(Work instructions)
Once the line containing "auto lda = [&](int" is found in the entries below, reproduce it and every line after it, stopping at and including the line containing "if (st + 1 >= 2"; reproduce nothing else, and keep each line exact.

(Source material)

template <int KC, int STAGES, bool MULTI, bool STAGGER>
__device__ __forceinline__ void df_syrk_tiles(const DevPlan& P, int s, int j0, int nb, int i, int R_, int j, int KB, int k, double* sm, long long* marks, int* pub0 = nullptr, int pub_stride = 0, int pub_val = 0) {
  constexpr int NW = kSyrkNW;
  constexpr int kDfKC = KC;
  const int R = MULTI ? R_ : 1;
  constexpr int DMA = 2 * (kDfKC / NW);
  constexpr int WCW = 128 / (NW / 2);
  constexpr int NCG = WCW / 4;
  int tid_ = threadIdx.x;
  asm volatile("" : "+v"(tid_));
  const int tid = tid_, lane = tid & 63, wv = tid >> 6;
  const int f = (int)(P.row_ptr[s + 1] - P.row_ptr[s]);
  const int ct0 = df_block_lo(j, KB, k, f), clim = df_block_lo(j + 1, KB, k, f);
  const int cbase = ct0 + (wv >> 1) * WCW;
  double* F = P.arena + P.front_pos[s];
  double* Fc = F + (j >= KB ? P.cb_shift[s] : 0);
  const double* Wcol = P.wbuf + P.wbuf_pos[s] + (size_t)j0 * f + lane * 2;
  const double* Lg = F + (size_t)j0 * f + ct0 + lane * 2;
  const int l15 = lane & 15, l4 = lane >> 4;
  const int quad = (lane >> 2) & 3;
  int grp1 = quad, grp2 = quad, grp3 = quad;
  if constexpr (kDfRot) {
    grp1 = __builtin_amdgcn_update_dpp(0, quad, 0x124, 0xf, 0xf, false);
    grp2 = __builtin_amdgcn_update_dpp(0, quad, 0x128, 0xf, 0xf, false);
    grp3 = __builtin_amdgcn_update_dpp(0, quad, 0x12C, 0xf, 0xf, false);
  }
  auto col_of = [&](int cg) {
    if constexpr (!kDfRot) return cbase + cg * 4 + l4;
    const int m = cg & 3;
    return cbase + (cg >> 2) * 16 + (m == 0 ? quad : m == 1 ? grp1 : m == 2 ? grp2 : grp3) * 4 + l4;
  };
  const int nchunk = (nb + kDfKC - 1) / kDfKC;
  const int total = R * nchunk;
  auto issue = [&](int g) {
    const int r = g / nchunk, ch = g - r * nchunk;
    const double* Wg = Wcol + df_block_lo(i + r, KB, k, f);
    double* slot = sm + (size_t)(g % STAGES) * 2 * kDfKC * kSyrkLd;
#pragma unroll
    for (int qq = 0; qq < kDfKC / NW; ++qq) {
      const int prow = qq * NW + wv;
      const int p = ch * kDfKC + prow;
      const double* wsrc = p < nb ? Wg + (size_t)p * f : P.zero_page + lane * 2;
      const double* lsrc = p < nb ? Lg + (size_t)p * f : P.zero_page + lane * 2;
      __builtin_amdgcn_global_load_lds(wsrc, (lds_void_t*)(slot + prow * kSyrkLd), 16, 0, 0);
      __builtin_amdgcn_global_load_lds(lsrc, (lds_void_t*)(slot + (kDfKC + prow) * kSyrkLd), 16, 0, 0);
    }
  };
  d2_t raw[NCG][2];
  auto load_c = [&](int r) {
    const int rbase = df_block_lo(i + r, KB, k, f) + (wv & 1) * 64;
#pragma unroll
    for (int cg = 0; cg < NCG; ++cg) {
      const int c = col_of(cg);
      const double* colp = Fc + (size_t)min(c, clim - 1) * f;
#pragma unroll
      for (int h = 0; h < 2; ++h) {
        const int rr = rbase + 2 * l15 + 32 * h;
        __builtin_memcpy(&raw[cg][h], colp + min(rr, f - 2), 16);
      }
    }
  };
  double acc[NCG][4];
  auto mask_c = [&](int r) {
    const int rbase = df_block_lo(i + r, KB, k, f) + (wv & 1) * 64;
    const int rlim = df_block_lo(i + r + 1, KB, k, f);
#pragma unroll
    for (int cg = 0; cg < NCG; ++cg) {
      const int c = col_of(cg);
#pragma unroll
      for (int h = 0; h < 2; ++h) {
        const int rr = rbase + 2 * l15 + 32 * h;
        const int shift = rr - min(rr, f - 2);
        const double e0 = shift == 0 ? raw[cg][h][0] : raw[cg][h][1];
        acc[cg][2 * h] = keep_f64(e0, rr < rlim && c < clim && rr >= c);
        acc[cg][2 * h + 1] = keep_f64(raw[cg][h][1], shift == 0 && rr + 1 < rlim && c < clim && rr + 1 >= c);
      }
    }
  };
  load_c(0);
  asm volatile("" ::: "memory");
  mask_c(0);
#pragma unroll
  for (int g = 0; g < STAGES - 1; ++g) if (g < total) issue(g);
  int pend_r = -1;
  int plain_until = 0;
  const int pre = min(2, nchunk - 1);
  int r = 0, ch = 0;
  for (int g = 0; g < total; ++g) {
    {
      const int later = g < plain_until ? 0 : min(STAGES - 2, total - 1 - g);
      if (later >= 2) asm volatile("s_waitcnt vmcnt(%0)" ::"n"(2 * DMA) : "memory");
      else if (later == 1) asm volatile("s_waitcnt vmcnt(%0)" ::"n"(DMA) : "memory");
      else asm volatile("s_waitcnt vmcnt(0)" ::: "memory");
    }
    __builtin_amdgcn_s_barrier();
    if constexpr (MULTI) {
      if (pend_r >= 0) {
        if (tid == 0) __hip_atomic_store(pub0 + (size_t)pend_r * pub_stride, pub_val, __ATOMIC_RELAXED, __HIP_MEMORY_SCOPE_AGENT);
        pend_r = -1;
      }
    }
    if (marks && g == 0 && tid == 0) { marks[0] = wall_clock64(); marks[3] = -(long long)clock64(); }
    const bool late = STAGGER && wv >= 4;
    const bool more = g + STAGES - 1 < total;
    if (more && !late) issue(g + STAGES - 1);
    if constexpr (MULTI) { if (ch == pre && r + 1 < R) { load_c(r + 1); plain_until = g + STAGES; } }
    const int rt0 = df_block_lo(i + r, KB, k, f), rlim = df_block_lo(i + r + 1, KB, k, f);
    const int rbase = rt0 + (wv & 1) * 64;
    const bool active = !(rbase + 63 < cbase) && rbase < rlim && cbase < clim && !(kDfChain && P.df_dbg_half && nb >= 256 && (g & 1));
    if (active) {
      const double* slot = sm + (size_t)(g % STAGES) * 2 * kDfKC * kSyrkLd;
      const double* bw = slot + (wv & 1) * 64 + 2 * l15;
      const double* bl = slot + kDfKC * kSyrkLd + (wv >> 1) * WCW + (kDfRot ? l15 : (lane & 3));
      if constexpr (kDfRot || !kDfPipe) {
  #pragma unroll
        for (int kk = 0; kk < kDfKC / 4; ++kk) {
          if (kk == (KC / 8) && more && late) issue(g + STAGES - 1);
          double bv[4];
  #pragma unroll
          for (int rb = 0; rb < 4; ++rb) bv[rb] = bw[(kk * 4 + l4) * kSyrkLd + (rb & 1) + 32 * (rb >> 1)];
  #pragma unroll
          for (int half = 0; half < NCG / 4; ++half) {
            double av[4];
  #pragma unroll
            for (int qq = 0; qq < 4; ++qq) if (!kDfRot || qq == 0) av[qq] = bl[(kk * 4 + l4) * kSyrkLd + (half * 4 + qq) * 4];
            if constexpr (kDfRot) {
              av[1] = df_row_ror<0x124>(av[0]);
              av[2] = df_row_ror<0x128>(av[0]);
              av[3] = df_row_ror<0x12C>(av[0]);
            }
  #pragma unroll
            for (int qq = 0; qq < 4; ++qq)
  #pragma unroll
              for (int rb = 0; rb < 4; ++rb)
                acc[half * 4 + qq][rb] = __builtin_amdgcn_mfma_f64_4x4x4f64(av[qq], bv[rb], acc[half * 4 + qq][rb], 0, 0, 1 );
          }
        }
      } else {
        static_assert(NCG == 8, "two halves of four column groups per k-step");
        const unsigned ba = (unsigned)(size_t)(bl + l4 * kSyrkLd);
        const unsigned bb = (unsigned)(size_t)(bw + l4 * kSyrkLd);
        d2_t B0[2], B1[2], A0[2], A1[2];
        auto ldb = [&](int kk, d2_t (&bq)[2]) {
          const unsigned ad = bb + kk * 4 * kSyrkLd * 8;
          asm volatile("ds_read_b128 %0, %2\n\tds_read_b128 %1, %2 offset:256" : "=&v"(bq[0]), "=&v"(bq[1]) : "v"(ad));
        };
        auto lda = [&](int kk, int half, d2_t (&aq)[2]) {
          const unsigned ad = ba + kk * 4 * kSyrkLd * 8 + half * 128;
          asm volatile("ds_read2_b64 %0, %2 offset1:4\n\tds_read2_b64 %1, %2 offset0:8 offset1:12" : "=&v"(aq[0]), "=&v"(aq[1]) : "v"(ad));
        };
        ldb(0, B0);
        lda(0, 0, A0);
#pragma unroll
        for (int st = 0; st < 2 * (kDfKC / 4); ++st) {
          const int kk = st >> 1, half = st & 1;
          d2_t (&Ac)[2] = (st & 1) ? A1 : A0;
          d2_t (&Bc)[2] = (kk & 1) ? B1 : B0;
          if (st == 2 * (KC / 8) && more && late) issue(g + STAGES - 1);
          if (st + 1 < 2 * (kDfKC / 4)) {
            const int k2 = (st + 1) >> 1, h2 = (st + 1) & 1;
            if (h2 == 0) ldb(k2, (k2 & 1) ? B1 : B0);
            lda(k2, h2, ((st + 1) & 1) ? A1 : A0);
          }
          if (st + 1 >= 2 * (kDfKC / 4)) asm volatile("s_waitcnt lgkmcnt(0)" : "+v"(Ac[0]), "+v"(Ac[1]), "+v"(Bc[0]), "+v"(Bc[1]));
          else if (((st + 1) & 1) == 0) asm volatile("s_waitcnt lgkmcnt(4)" : "+v"(Ac[0]), "+v"(Ac[1]), "+v"(Bc[0]), "+v"(Bc[1]));
          else asm volatile("s_waitcnt lgkmcnt(2)" : "+v"(Ac[0]), "+v"(Ac[1]), "+v"(Bc[0]), "+v"(Bc[1]));
#pragma unroll
          for (int qq = 0; qq < 4; ++qq)
#pragma unroll
            for (int rb = 0; rb < 4; ++rb)
              acc[half * 4 + qq][rb] = __builtin_amdgcn_mfma_f64_4x4x4f64(Ac[qq >> 1][qq & 1], Bc[rb >> 1][rb & 1], acc[half * 4 + qq][rb], 0, 0, 1 );
          __builtin_amdgcn_sched_barrier(0);
        }
      }
    } else if (more && late) issue(g + STAGES - 1);
    if (++ch == nchunk) {
      if (marks && g == total - 1 && tid == 0) { marks[1] = wall_clock64(); marks[3] += (long long)clock64(); }
      if (active) {
#pragma unroll
        for (int cg = 0; cg < NCG; ++cg) {
          const int c = col_of(cg);
          if (c >= clim) continue;
          double* colp = Fc + (size_t)c * f;
#pragma unroll
          for (int h = 0; h < 2; ++h) {
            const int rr = rbase + 2 * l15 + 32 * h;
            if (rr + 1 < rlim && rr >= c) {
              st_sc1_f64x2(colp + rr, (d2_t){acc[cg][2 * h], acc[cg][2 * h + 1]});
            } else {
              if (rr < rlim && rr >= c) st_agent_f64(colp + rr, acc[cg][2 * h]);
              if (rr + 1 < rlim && rr + 1 >= c) st_agent_f64(colp + rr + 1, acc[cg][2 * h + 1]);
            }
          }
        }
      }
      ch = 0;
      plain_until = g + STAGES;
      if constexpr (MULTI) { if (pub0 && r + 1 < R) pend_r = r; }
      ++r;
      if constexpr (MULTI) { if (r < R) mask_c(r); }
    }
  }
  if (marks && tid == 0) marks[2] = wall_clock64();
}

(The answer)
        auto lda = [&](int kk, int half, d2_t (&aq)[2]) {
          const unsigned ad = ba + kk * 4 * kSyrkLd * 8 + half * 128;
          asm volatile("ds_read2_b64 %0, %2 offset1:4\n\tds_read2_b64 %1, %2 offset0:8 offset1:12" : "=&v"(aq[0]), "=&v"(aq[1]) : "v"(ad));
        };
        ldb(0, B0);
        lda(0, 0, A0);
#pragma unroll
        for (int st = 0; st < 2 * (kDfKC / 4); ++st) {
          const int kk = st >> 1, half = st & 1;
          d2_t (&Ac)[2] = (st & 1) ? A1 : A0;
          d2_t (&Bc)[2] = (kk & 1) ? B1 : B0;
          if (st == 2 * (KC / 8) && more && late) issue(g + STAGES - 1);
          if (st + 1 < 2 * (kDfKC / 4)) {
            const int k2 = (st + 1) >> 1, h2 = (st + 1) & 1;
            if (h2 == 0) ldb(k2, (k2 & 1) ? B1 : B0);
            lda(k2, h2, ((st + 1) & 1) ? A1 : A0);
          }
          if (st + 1 >= 2 * (kDfKC / 4)) asm volatile("s_waitcnt lgkmcnt(0)" : "+v"(Ac[0]), "+v"(Ac[1]), "+v"(Bc[0]), "+v"(Bc[1]));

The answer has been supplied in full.